New Object Properties
All interceptors will have certain objects in the variables scope available to them for usage. The following is a table listing of all the objects you can use:
| Property | New | Description |
|---|---|---|
| logBox | Yes | The reference to the LogBox library |
| log | Yes | A pre-configured LogBox Logger object for this specific class object |
| flash | Yes | A reference to the current configured Flash Object Implementation that inherits from the AbstractFlashScope (coldbox.system.web.flash.AbstractFlashScope) |
| controller | No | The main application ColdBox controller (coldbox.system.web.Controller) |
eventPattern annotation
You can now add a new metadata argument (annotation) called eventPattern to any interceptor method in order to tell the framework that it should execute that interception point ONLY if the incoming event matches that regular expression. Let's say that you have an interceptor with a preProcess method and you would like to provide security with it, but only to events that are in the admin package. Then I can do this:
/** * @eventPattern ^admin */ function preProcess(event,interceptData){ } //OR <cffunction name="preProcess" output="false" eventPattern="^admin"> </cffunction>
The eventPattern annotation is a regular expression that MUST match the incoming event variable. If it does, then the interception point fires, else it is ignored.
New Interceptor: ReactorLoader
The reactor extras have been expanded and a new interceptor has been born called: !ReactorLoader.
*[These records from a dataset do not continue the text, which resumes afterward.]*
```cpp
std::unique_ptr<PairMode> make_pair_mode(const PairEnv &env) {
    std::unique_ptr<PairGen> g(new PairGen(env));
    if (!g->eligible()) return nullptr;
    g->infer_bools();
    g->plan_fusion();
    PairGen::Pack pk;
    g->fast_step = g->step && !g->fuse_plan.empty() && g->plan_pack(pk);
    return g;
}

}
}
```

Baseline: 429,900.

## Spread pair-mode steps across tile rows so workgroups interleave segments

Adds a 'spread' mode, on by default, that changes how the fast pair step assigns rows to workgroups. Instead of each workgroup covering one contiguous block of MM_TILE_H*ppt rows, segment k of a workgroup takes step k*mm_nty+tile_y, walking the launch's rows with a stride. Per-segment bases move by one scalar addition each, and an asm barrier keeps the lane offsets in 32-bit vector registers for saddr addressing. This is meant to even out work across workgroups, since Mandelbrot cost varies by region and contiguous blocks can leave some workgroups with far more iterations. It also adds an emit_both callback, presumably emitting both a clipped and an unclipped variant.

```diff
diff --git a/mathmap_amd/csrc/hipgen.cpp b/mathmap_amd/csrc/hipgen.cpp
--- a/mathmap_amd/csrc/hipgen.cpp
+++ b/mathmap_amd/csrc/hipgen.cpp
@@ -757,7 +757,8 @@
             pair = make_pair_mode(PairEnv{out, code, opt, knobs, pix_defs, pixel_stmts, pixel_fetches,
                                           [this](const Primary &p) { return prim(p, PIXEL); },
                                           [this](const Stmt *s) { return rhs(s->rhs, PIXEL, s, s->lhs->var); },
-                                          [this](const Value *v) { return value_visible(v, PIXEL); }});
+                                          [this](const Value *v) { return value_visible(v, PIXEL); },
+                                          [this](const std::string &text, const std::string &clip_text) { emit(text, clip_text); }});
         if (pair) ks.unroll = 2;
         ks.pair_mode = pair != nullptr;
         ks.pair_exit = pair && pair->exit_driven();
diff --git a/mathmap_amd/csrc/hipgen_internal.h b/mathmap_amd/csrc/hipgen_internal.h
--- a/mathmap_amd/csrc/hipgen_internal.h
+++ b/mathmap_amd/csrc/hipgen_internal.h
@@ -27,6 +27,7 @@
     std::optional<int> pair_peel = env_int("MMHIP_PAIR_PEEL");
     std::optional<int> pair_fma2 = env_int("MMHIP_PAIR_FMA2");
     std::optional<int> pair_step = env_int("MMHIP_PAIR_STEP");
+    std::optional<int> pair_spread = env_int("MMHIP_PAIR_SPREAD");
     bool pair_no_uniform = env_int("MMHIP_PAIR_NO_UNIFORM").has_value();
     std::optional<int> nt_store = env_int("MMHIP_NT_STORE");
     std::optional<int> xcd_order = env_int("MMHIP_XCD_ORDER");
@@ -59,6 +60,7 @@
     std::function<std::string(const Primary &)> prim;
     std::function<std::string(const Stmt *)> rhs;
     std::function<bool(const Value *)> value_visible;
+    std::function<void(const std::string &, const std::string &)> emit_both;
 };
 struct PairMode {
     virtual ~PairMode() {}
diff --git a/mathmap_amd/csrc/hipgen_pair.cpp b/mathmap_amd/csrc/hipgen_pair.cpp
--- a/mathmap_amd/csrc/hipgen_pair.cpp
+++ b/mathmap_amd/csrc/hipgen_pair.cpp
@@ -30,6 +30,7 @@
     std::set<const Stmt *> fused_away;
     const bool step = fma2 && pack && !env.knobs.pair_peel.value_or(0) && env.knobs.pair_step.value_or(1);
     bool fast_step = false;
+    bool spread = false;
     std::vector<std::string> entry_masks;
 
     explicit PairGen(const PairEnv &e) : env(e), out(e.out), code(e.code) {}
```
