@@ -166,13 +167,17 @@
     }
 }
 
+static size_t scan_blocks(size_t n) {
+    const size_t per_block = (size_t)gh::SCAN_BLOCK * gh::SCAN_ITEMS;
+    return (n + per_block - 1) / per_block;
+}
+size_t device_scan_tmp_bytes(size_t n) { return (scan_blocks(n) + 1) * 4; }
 int device_scan(const uint32_t* in, uint32_t* out, size_t n, const char* tmpname, hipStream_t stream) {
     using namespace gh;
     if (!stream) stream = g.stream;
-    size_t per_block = (size_t)SCAN_BLOCK * SCAN_ITEMS;
-    size_t nblocks = (n + per_block - 1) / per_block;
+    const size_t nblocks = scan_blocks(n);
     uint32_t* sums;
-    int rc = pool_get(tmpname, (nblocks + 1) * 4, (void**)&sums);
+    int rc = pool_get(tmpname, device_scan_tmp_bytes(n), (void**)&sums);
     if (rc) return rc;
     GH_LAUNCH(scan_partials_kernel, dim3((unsigned)nblocks), dim3(SCAN_BLOCK), 0, stream, in, sums, n);
     GH_LAUNCH(scan_block_sums_kernel, dim3(1), dim3(1024), 0, stream, sums, nblocks);
@@ -189,6 +194,80 @@
         case GH_MNT6753_G2: return msm_ops_mnt6753_g2();
         default: g_err = "unknown curve id"; return nullptr;
     }
+}
+
+int msm_pinned(int set, int which, size_t bytes, void** out) {
+    static void* p[4][2] = {};
+    static size_t cap[4][2] = {};
+    static bool registered = false;
+    if (!registered) {
+        registered = true;
+        g.at_shutdown.push_back([] {
+            for (auto& sl : p) for (auto& q : sl) { if (q) hipHostFree(q); q = nullptr; }
+            for (auto& sl : cap) for (auto& q : sl) q = 0;
+            registered = false;
+        });
+    }
+    if (cap[set][which] < bytes) {
+        if (p[set][which]) HIPCHK(hipHostFree(p[set][which]));
+        p[set][which] = nullptr; cap[set][which] = 0;
+        HIPCHK(hipHostMalloc(&p[set][which], bytes + 256, hipHostMallocDefault));
+        cap[set][which] = bytes + 256;
+    }
+    *out = p[set][which];
+    return GH_OK;
+}
+
+static int msm_batch_issue(BasesBase* const* hs, const void* const* d_scalars, const size_t* n_scalars, int count, uint64_t* out_xyz,
+                           std::vector<std::unique_ptr<MsmJobBase>>& jobs) {
+    int rc;
+    BufNeeds needs;
+    size_t out_off = 0;
+    for (int k = 0; k < count; k++) {
+        const MsmOps* ops = ops_of(hs[k]->curve);
+        if (!ops) return GH_E_BAD_ARG;
+        jobs[(size_t)k].reset(ops->make_job());
+        MsmJobBase& j = *jobs[(size_t)k];
+        j.solo = count == 1;
+        j.last = k == count - 1;
+        j.es = k & 3;
+        j.slot = k & 1;
+        if ((rc = j.plan(hs[k], d_scalars[k], n_scalars[k], out_xyz + out_off)) || (rc = j.buffers(needs))) return rc;
+        out_off += j.out_stride();
+    }
+    if ((rc = needs.reserve())) return rc;
+    auto issue_sort = [&](int k) -> int {
+        MsmJobBase& j = *jobs[(size_t)k];
+        if ((rc = j.prepare())) return rc;
+        if (k >= 2) {
+            HIPCHK(hipStreamWaitEvent(g.stream, g.pev[(k - 2) & 3][4], 0));
+        }
+        return j.launch_sort(g.stream);
+    };
+    if ((rc = issue_sort(0))) return rc;
+    for (int k = 0; k < count; k++) {
+        MsmJobBase& j = *jobs[(size_t)k];
+        const bool sort_first = j.tree && j.n && k + 1 < count;
+        if (sort_first && (rc = issue_sort(k + 1))) return rc;
+        const bool alt = j.is_g1() && g.stream_acc_alt && gh_asm::enabled() && msm_knobs().acc_persist && (k & 1);
+        const hipStream_t st_acc = alt ? g.stream_acc_alt : g.stream_acc;
+        if (k >= 2 && j.n) HIPCHK(hipStreamWaitEvent(st_acc, g.pev[(k - 2) & 3][6], 0));
+        if ((rc = j.launch_accumulate(st_acc))) return rc;
+        if (j.n) HIPCHK(hipStreamWaitEvent(g.stream_red, g.pev[k & 3][4], 0));
+        if ((rc = j.launch_reduce(g.stream_red))) return rc;
+        if (!sort_first && k + 1 < count && (rc = issue_sort(k + 1))) return rc;
+        if (k >= 1 && (rc = jobs[(size_t)k - 1]->finish())) return rc;
+    }
+    return jobs[(size_t)count - 1]->finish();
+}
+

This nice interceptor will configure your application to use Reactor and cache it in the ColdBox cache. Easily configure your app for Reactor ORM
Interceptor Properties :
| Property | Type | Required | Default | Description |
|---|---|---|---|---|
| dsnAlias | string | true | N/A | The datasource alias name to use, as defined in your datasources section of your config. Make sure you define the dbtype also |
| pathToConfigXML | string | true | N/A | The path of the Reactor config file |
| project | string | true | N/A | The name of the Reactor project |
| mapping | string | true | N/A | The relative path or mapping to the directory where reactor will write generated files |
| mode | string | true | N/A | The reactor mode: always,development,production |
| ReactorCacheKey | string | false | Reactor | The key used to store Reactor as a singleton in the coldbox cache. (case sensitive) |
| ReactorConfigClassPath | string | false | reactor.config.config | The class path override of the reactor configuration object |
| ReactorFactoryClassPath | string | false | reactor.reactorFactory | The class path override of the reactor factory object |
So just remember to add the datasource element with a valid dbType as Reactor needs it; Options are:
- mssql - Microsoft SQL Server 2000 and 2005.
- mysql - MySQL 5
- mysql4 - MySQL 4
- postgresql - PostgreSQL 8
- db2 - IBM DB2
- oracle - Oracle 9i and 10g
- oraclerdb - Oracle RDB (this is not officially supported)
Sample:
<Datasources> <Datasource alias="blogDSN" name="simpleblog" dbtype="mssql" /> </Datasources> <Interceptors> <Interceptor class="coldbox.system.orm.reactor.ReactorLoader"> <Property name="dsnAlias">blogDSN</Property> <Property name="pathToConfigXML">config/reactor.xml.cfm</Property> <Property name="project">MyBlog</Property> <Property name="mapping">${AppMapping}/model/reactor</Property> <Property name="mode">development</Property> </Interceptor> </Interceptors>
This declaration will create the following objects in the ColdBox cache:
| Cache Key | Object |
|---|---|
| Reactor | The reactor factory object |
So do you still think there is more? Well, there is no more, that's it, a few lines of code and you are cooking with Reactor.
Autowire Interceptor Updates
The autowire interceptor has been udpated to allow for the configuration of dependency injection of ORM entities. This feature ONLY works if you are using our new ORM Event Handler to ColdBox bridge. If enabled you can configure the following settings:
| Property | Type | Default | Description |
|---|---|---|---|
| entityInjection | Boolean | false | Enable the entity injection events |
| entityInclude | List | [empty] | A list of entity names to include in the injections ONLY! |
| entityExclude | List | [empty] | A list of entity names to exclude from dependency injection! |
Security Interceptor Updates
- The property useRoutes has now been deprecated as it is automatically calculated.
- You can now add a new element called useSSL to the XML or query rules so the interceptor will use SSL or not to redirect or secure the rule.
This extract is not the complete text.